A competent hypothalamus-pituitary-thyroid (HPT) axis is essential for proper cardiovascular (Klein and Ojamaa, 2001) and neurocognitive function (Liappas et al., 2009). A growing literature suggests that low-level exposures to persistent organic pollutants (POPs), including polychlorinated biphenyls (PCBs), dichlorodiphenyltrichloroethane (DDT) and its primary metabolite and breakdown product dichlorodiphenyldichloroethylene (DDE), and polybrominated diphenyl ethers (PBDEs), disrupt the human HPT-axis; however, the clinical implications are questionable (Boas et al., 2012; Hagmar, 2003; Salay and Garabrant, 2009). These chemicals were used for a wide variety of industrial and commercial purposes: PCBs were employed as industrial heat sinks and lubricants, and in commercial caulking materials and fluorescent light ballasts (ATSDR, 2000); DDT was used to control insect pests (ATSDR, 2002); and PBDEs were blended into myriad products to impart flame resistance (ATSDR, 2004).
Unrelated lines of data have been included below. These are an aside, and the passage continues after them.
+    const int toff = (tv / VPT) * LS + (tv % VPT) * CO + tq * 4;
+    float al[4];
+#pragma unroll
+    for (int j = 0; j < 4; ++j) al[j] = (pa.act == MRI3D_ACT_PRELU) ? pa.alpha[pa.alpha_n == 1 ? 0 : tq * 4 + j] : pa.slope;
+    float sc = 1.f, sh = 0.f;
+    asm volatile("" : "+v"(sc), "+v"(sh));
+    float* tw = turn[dl];
+    for (int tile = blockIdx.x; tile < ntiles; tile += gridDim.x) {
+        int n, d0, h0, w0;
+        decode_tile(tile, tilesD, tilesH, tilesW, TW, n, d0, h0, w0);
+        __syncthreads();
+        cin1_stage<float, TW, C1D + 2>(xs, x + (int64_t)n * g.di * g.hi * g.wi * g.x_ld, g, d0 - 1, h0, w0, tid);
+        __syncthreads();
+        f32x2 acc[VPT][CO / 2];
+#pragma unroll
+        for (int v = 0; v < VPT; ++v)
+#pragma unroll
+            for (int c = 0; c < CO / 2; ++c) acc[v][c] = f32x2{bv[2 * c], bv[2 * c + 1]};
+#pragma unroll
+        for (int kd = 0; kd < 3; ++kd)
+#pragma unroll
+            for (int kh = 0; kh < 3; ++kh) {
+                const float* row = xs + ((dl + kd) * (C1H + 2) + hl + kh) * PW + wq * VPT;
+                float r[VPT + 2];
+#pragma unroll
+                for (int i = 0; i < VPT + 2; ++i) r[i] = row[i];
+                int woff = (kd * 3 + kh) * 3 * CO;
+                asm volatile("" : "+v"(woff));
+                __builtin_amdgcn_sched_barrier(0);
+                const float* wrow = wsh + woff;
+#pragma unroll
+                for (int kw = 0; kw < 3; ++kw) {
+                    const float* wt = wrow + kw * CO;
+#pragma unroll
+                    for (int c = 0; c < CO / 2; ++c) {
+                        const f32x2 wv = f32x2{wt[2 * c], wt[2 * c + 1]};
+#pragma unroll
+                        for (int v = 0; v < VPT; ++v)
+                            acc[v][c] = __builtin_elementwise_fma(f32x2{r[v + kw], r[v + kw]}, wv, acc[v][c]);
+                    }
+                }
+            }
+#pragma unroll
+        for (int v = 0; v < VPT; ++v)
+#pragma unroll
+            for (int c = 0; c < CO / 2; ++c) asm volatile("" : "+v"(acc[v][c]));
+        const int od = d0 + dl;
+#pragma unroll
+        for (int half = 0; half < 2; ++half) {
+            if ((hl >> 2) == half) {
+                float* dst = tw + (hl & 3) * RS + wq * LS;
+#pragma unroll
+                for (int v = 0; v < VPT; ++v)
+#pragma unroll
+                    for (int c = 0; c < CO; c += 4)
+                        *reinterpret_cast<float4*>(dst + v * CO + c) =
+                            make_float4(acc[v][c / 2].x, acc[v][c / 2].y, acc[v][c / 2 + 1].x, acc[v][c / 2 + 1].y);
+            }
+            __builtin_amdgcn_wave_barrier();
+#pragma unroll
+            for (int j = 0; j < 4; ++j) {
+                const float4 zq = *reinterpret_cast<const float4*>(tw + j * RS + toff);
+                const int oh = h0 + half * 4 + j, ow = w0 + tv;
+                if (od < g.dout && oh < g.ho && ow < g.wo) {
+                    const int64_t vox = (((int64_t)n * g.dout + od) * g.ho + oh) * g.wo + ow;
+                    stf4(z + vox * g.y_ld + tq * 4, zq);
+                    stf4(a + vox * a_ld + tq * 4,
+                         make_float4(apply_act(fmaf(zq.x, sc, sh), pa.act, al[0]), apply_act(fmaf(zq.y, sc, sh), pa.act, al[1]),
+                                     apply_act(fmaf(zq.z, sc, sh), pa.act, al[2]), apply_act(fmaf(zq.w, sc, sh), pa.act, al[3])));
+                }
+            }
+            __builtin_amdgcn_wave_barrier();
+        }
+    }
+}
+
+template <int CO>
+__global__ void __launch_bounds__(768)
+conv_cin1_act_bwd_kernel(Mri3dConvGeom g, const float* __restrict__ x, const float* __restrict__ z, const float* __restrict__ da,
+                         int da_ld, Cin1Act pa, float* __restrict__ part, float* __restrict__ bias_part,
+                         double* __restrict__ alpha_part, int tilesD, int tilesH, int tilesW, int ntiles, int nshares) {
+    constexpr int VPT = Cin1<CO>::VPT, TW = C1WQ * VPT, PW = TW + 4, NA = 9 * CO + CO;
+    constexpr int Q = CO / 4, LS = VPT * CO + 4, RS = C1WQ * LS, NROW = C1D * C1H, RPW = (NROW + 11) / 12;
+    __shared__ __attribute__((aligned(16))) float xs[(C1D + 2) * (C1H + 2) * PW];
+    __shared__ __attribute__((aligned(16))) float dzs[NROW * RS];
+    __shared__ float red[12][NA];
+    __shared__ double ared[12][CO];
+    const int kd = __builtin_amdgcn_readfirstlane((int)threadIdx.x >> 8);
+    const int tid = threadIdx.x & 255;
+    const int per_xcd = gridDim.x / 8;
+    const int share = (blockIdx.x % 8) * per_xcd + blockIdx.x / 8;
+    const int wq = tid % C1WQ, hl = (tid / C1WQ) % C1H, dl = tid / (C1WQ * C1H);
+    const int lane = tid & 63, wave = __builtin_amdgcn_readfirstlane((int)threadIdx.x >> 6);
+    const int tq = lane % Q, tv = lane / Q;
+    const int toff = (tv / VPT) * LS + (tv % VPT) * CO + tq * 4;
+    float al[4];
+#pragma unroll
+    for (int j = 0; j < 4; ++j)
+        al[j] = (pa.act == MRI3D_ACT_PRELU) ? pa.alpha[pa.alpha_n == 1 ? 0 : tq * 4 + j] : (pa.act == MRI3D_ACT_LEAKY ? pa.slope : 0.f);
+    f32x2 acc[3][3][CO / 2];
+    float bsum[CO];
+    double asum[4];
+#pragma unroll
+    for (int a = 0; a < 3; ++a)
+#pragma unroll
+        for (int b = 0; b < 3; ++b)
+#pragma unroll
+            for (int c = 0; c < CO / 2; ++c) acc[a][b][c] = f32x2{0.f, 0.f};
+#pragma unroll
+    for (int c = 0; c < CO; ++c) bsum[c] = 0.f;
+#pragma unroll
+    for (int j = 0; j < 4; ++j) asum[j] = 0.0;
+    const bool want_alpha = alpha_part != nullptr;
+    for (int tile = share; tile < ntiles; tile += nshares) {
+        int n, d0, h0, w0;
+        decode_tile(tile, tilesD, tilesH, tilesW, TW, n, d0, h0, w0);
+        float4 zq[RPW], dq[RPW];
+        bool ok[RPW];
+#pragma unroll
+        for (int i = 0; i < RPW; ++i) {
+            const int row = wave + 12 * i, od = d0 + row / C1H, oh = h0 + row % C1H, ow = w0 + tv;
+            ok[i] = row < NROW && od < g.dout && oh < g.ho && ow < g.wo;
+            zq[i] = dq[i] = make_float4(0.f, 0.f, 0.f, 0.f);
+            if (ok[i]) {
+                const int64_t vox = (((int64_t)n * g.dout + od) * g.ho + oh) * g.wo + ow;
+                zq[i] = ldf4(z + vox * g.y_ld + tq * 4);
+                dq[i] = ldf4(da + vox * da_ld + tq * 4);
+            }
+        }
+        __syncthreads();
+        cin1_stage<float, TW, C1D + 2, 768>(xs, x + (int64_t)n * g.di * g.hi * g.wi * g.x_ld, g, d0 - 1, h0, w0, (int)threadIdx.x);
+#pragma unroll
+        for (int i = 0; i < RPW; ++i) {
+            const int row = wave + 12 * i;
+            if (row < NROW) {
+                const float zv[4] = {zq[i].x, zq[i].y, zq[i].z, zq[i].w}, dv[4] = {dq[i].x, dq[i].y, dq[i].z, dq[i].w};
+                float du[4];
+#pragma unroll
+                for (int j = 0; j < 4; ++j) {
+                    const bool pos = zv[j] > 0.f;
+                    du[j] = ok[i] ? (pos ? dv[j] : dv[j] * al[j]) : 0.f;
+                    if (want_alpha) asum[j] += (pos || !ok[i]) ? 0.0 : (double)dv[j] * (double)zv[j];
+                }
+                *reinterpret_cast<float4*>(dzs + row * RS + toff) = make_float4(du[0], du[1], du[2], du[3]);
+            }
+        }
+        __syncthreads();
+        f32x2 gy[VPT][CO / 2];
+        {
+            const float* gp = dzs + (dl * C1H + hl) * RS + wq * LS;
+#pragma unroll
+            for (int v = 0; v < VPT; ++v)
+#pragma unroll
+                for (int c = 0; c < CO; c += 4) {
+                    const float4 q = *reinterpret_cast<const float4*>(gp + v * CO + c);
+                    gy[v][c / 2] = f32x2{q.x, q.y};
+                    gy[v][c / 2 + 1] = f32x2{q.z, q.w};
+                }
+        }
+#pragma unroll
+        for (int kh = 0; kh < 3; ++kh) {
+            const float* row = xs + ((dl + kd) * (C1H + 2) + hl + kh) * PW + wq * VPT;
+            float r[VPT + 2];
+#pragma unroll
+            for (int i = 0; i < VPT + 2; ++i) r[i] = row[i];
+#pragma unroll
+            for (int kw = 0; kw < 3; ++kw)
+#pragma unroll
+                for (int v = 0; v < VPT; ++v)
+#pragma unroll
+                    for (int c = 0; c < CO / 2; ++c)
+                        acc[kh][kw][c] = __builtin_elementwise_fma(f32x2{r[v + kw], r[v + kw]}, gy[v][c], acc[kh][kw][c]);
+        }
+        if (kd == 1) {
+#pragma unroll
+            for (int v = 0; v < VPT; ++v)
+#pragma unroll
+                for (int c = 0; c < CO / 2; ++c) { bsum[2 * c] += gy[v][c].x; bsum[2 * c + 1] += gy[v][c].y; }
+        }
+    }
+#pragma unroll
+    for (int a = 0; a < 3; ++a)
+#pragma unroll
+        for (int b = 0; b < 3; ++b)
+#pragma unroll
+            for (int c = 0; c < CO; ++c) {
+                const float vsum = wave_sum_dpp((c & 1) ? acc[a][b][c / 2].y : acc[a][b][c / 2].x);
+                if (lane == 0) red[wave][(a * 3 + b) * CO + c] = vsum;
+            }
+#pragma unroll
+    for (int c = 0; c < CO; ++c) {
+        const float vsum = wave_sum_dpp(bsum[c]);
+        if (lane == 0) red[wave][9 * CO + c] = vsum;
+    }
+    if (want_alpha) {
+#pragma unroll
+        for (int j = 0; j < 4; ++j) {
+            double v = asum[j];
+#pragma unroll
+            for (int m = 32; m >= Q; m >>= 1) v += __shfl_xor(v, m, 64);
+            if (lane < Q) ared[wave][lane * 4 + j] = v;
+        }
+    }
+    __syncthreads();
+    const int w0_ = 4 * kd;
+    if (tid < 9 * CO) {
+        const float t4 = (red[w0_][tid] + red[w0_ + 1][tid]) + (red[w0_ + 2][tid] + red[w0_ + 3][tid]);
+        part[((size_t)share * 27 + kd * 9 + tid / CO) * CO + tid % CO] = t4;
+    } else if (tid < NA && kd == 1 && bias_part) {
+        const int c = tid - 9 * CO;
+        bias_part[(size_t)share * CO + c] = (red[w0_][tid] + red[w0_ + 1][tid]) + (red[w0_ + 2][tid] + red[w0_ + 3][tid]);
+    }
+    if (want_alpha && (int)threadIdx.x < CO) {
+        double t = 0.0;
+#pragma unroll
+        for (int wv = 0; wv < 12; ++wv) t += ared[wv][tid];
+        alpha_part[(size_t)share * CO + tid] = t;
+    }
+}
+
+__global__ void __launch_bounds__(256)
+cin1_act_dalpha_kernel(const double* __restrict__ alpha_part, int nshares, int CO, int alpha_n, float* __restrict__ dalpha) {
+    __shared__ double r[256];
+    __shared__ float sums[16];
+    const int L = 256 / CO, c = threadIdx.x / L, ql = threadIdx.x % L;
+    double t = 0.0;
+    for (int q = ql; q < nshares; q += L) t += alpha_part[(size_t)q * CO + c];
+    r[threadIdx.x] = t;
+    __syncthreads();
+    if (ql == 0) {
+        t = 0.0;
+        for (int q = 0; q < L; ++q) t += r[c * L + q];
+        sums[c] = (float)t;
+    }
+    __syncthreads();
+    if (alpha_n > 1) {
+        if ((int)threadIdx.x < CO) dalpha[threadIdx.x] = (float)(double)sums[threadIdx.x];
+    } else if (threadIdx.x == 0) {
+        t = 0.0;
+        for (int q = 0; q < CO; ++q) t += (double)sums[q];
+        dalpha[0] = (float)t;
+    }
+}
+
 template <typename T>
 __global__ void __launch_bounds__(256)
 conv_c1c1_stencil_kernel(Mri3dConvGeom g, const T* __restrict__ x, int x_ld, const float* __restrict__ w, const float* __restrict__ bias,
@@ -1783,4 +2052,80 @@
     return check_launch(what);
 }
 
-}
+bool conv_cin1_act_supported(const Mri3dConvGeom& g, int a_ld, int act, int alpha_n, int pass, int align) {
+    if (pass != MRI3D_PASS_FWD && pass != MRI3D_PASS_WGRAD) return false;
+    if (g.dtype != MRI3D_F32 || !cin1_ok(g)) return false;
+    if (act != MRI3D_ACT_RELU && act != MRI3D_ACT_LEAKY && act != MRI3D_ACT_PRELU) return false;
+    if (act == MRI3D_ACT_PRELU && alpha_n != 1 && alpha_n != g.co) return false;
+    if (a_ld < g.co || a_ld % 4 != 0 || align < 16) return false;
+    return pass == MRI3D_PASS_FWD || g.co == 8;
+}
+
+struct Cin1ActPlan {
+    size_t part_floats, bias_floats, alpha_doubles;
+    size_t ws_bytes;
+};
+
+static Cin1ActPlan cin1_act_plan(const Mri3dConvGeom& g, int pass) {
+    Cin1ActPlan p{0, 0, 0, 0};
+    if (pass == MRI3D_PASS_FWD) {
+        p.ws_bytes = (size_t)27 * g.co * sizeof(float);
+        return p;
+    }
+    p.part_floats = (size_t)kCin1Shares * 27 * g.co, p.bias_floats = (size_t)kCin1Shares * g.co;
+    p.alpha_doubles = (size_t)kCin1Shares * g.co;
+    p.ws_bytes = (p.part_floats + p.bias_floats) * sizeof(float) + p.alpha_doubles * sizeof(double);
+    return p;
+}
+
+size_t conv_cin1_act_workspace_bytes(const Mri3dConvGeom& g, int pass) { return cin1_act_plan(g, pass).ws_bytes; }
+
+bool conv_cin1_act_route_name(const Mri3dConvGeom& g, int a_ld, int act, int alpha_n, int pass, int align, char* name, size_t name_bytes) {
+    const int len = conv_cin1_act_supported(g, a_ld, act, alpha_n, pass, align)
+                        ? snprintf(name, name_bytes, "cin1 act %s co%d", pass == MRI3D_PASS_FWD ? "fwd" : "bwd", g.co)
+                        : snprintf(name, name_bytes, "none");
+    return len > 0 && (size_t)len < name_bytes;
+}
+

These compounds are no longer employed in the U.S. (i.e., PCBs and DDT), or their use is being phased-out (i.e., PBDEs), but persistence in the environment and long 1/2-lives in vivo result in ongoing exposure to the general population; detectable levels are measured in the vast majority of human specimens collected for biomonitoring purposes (CDC, 2009).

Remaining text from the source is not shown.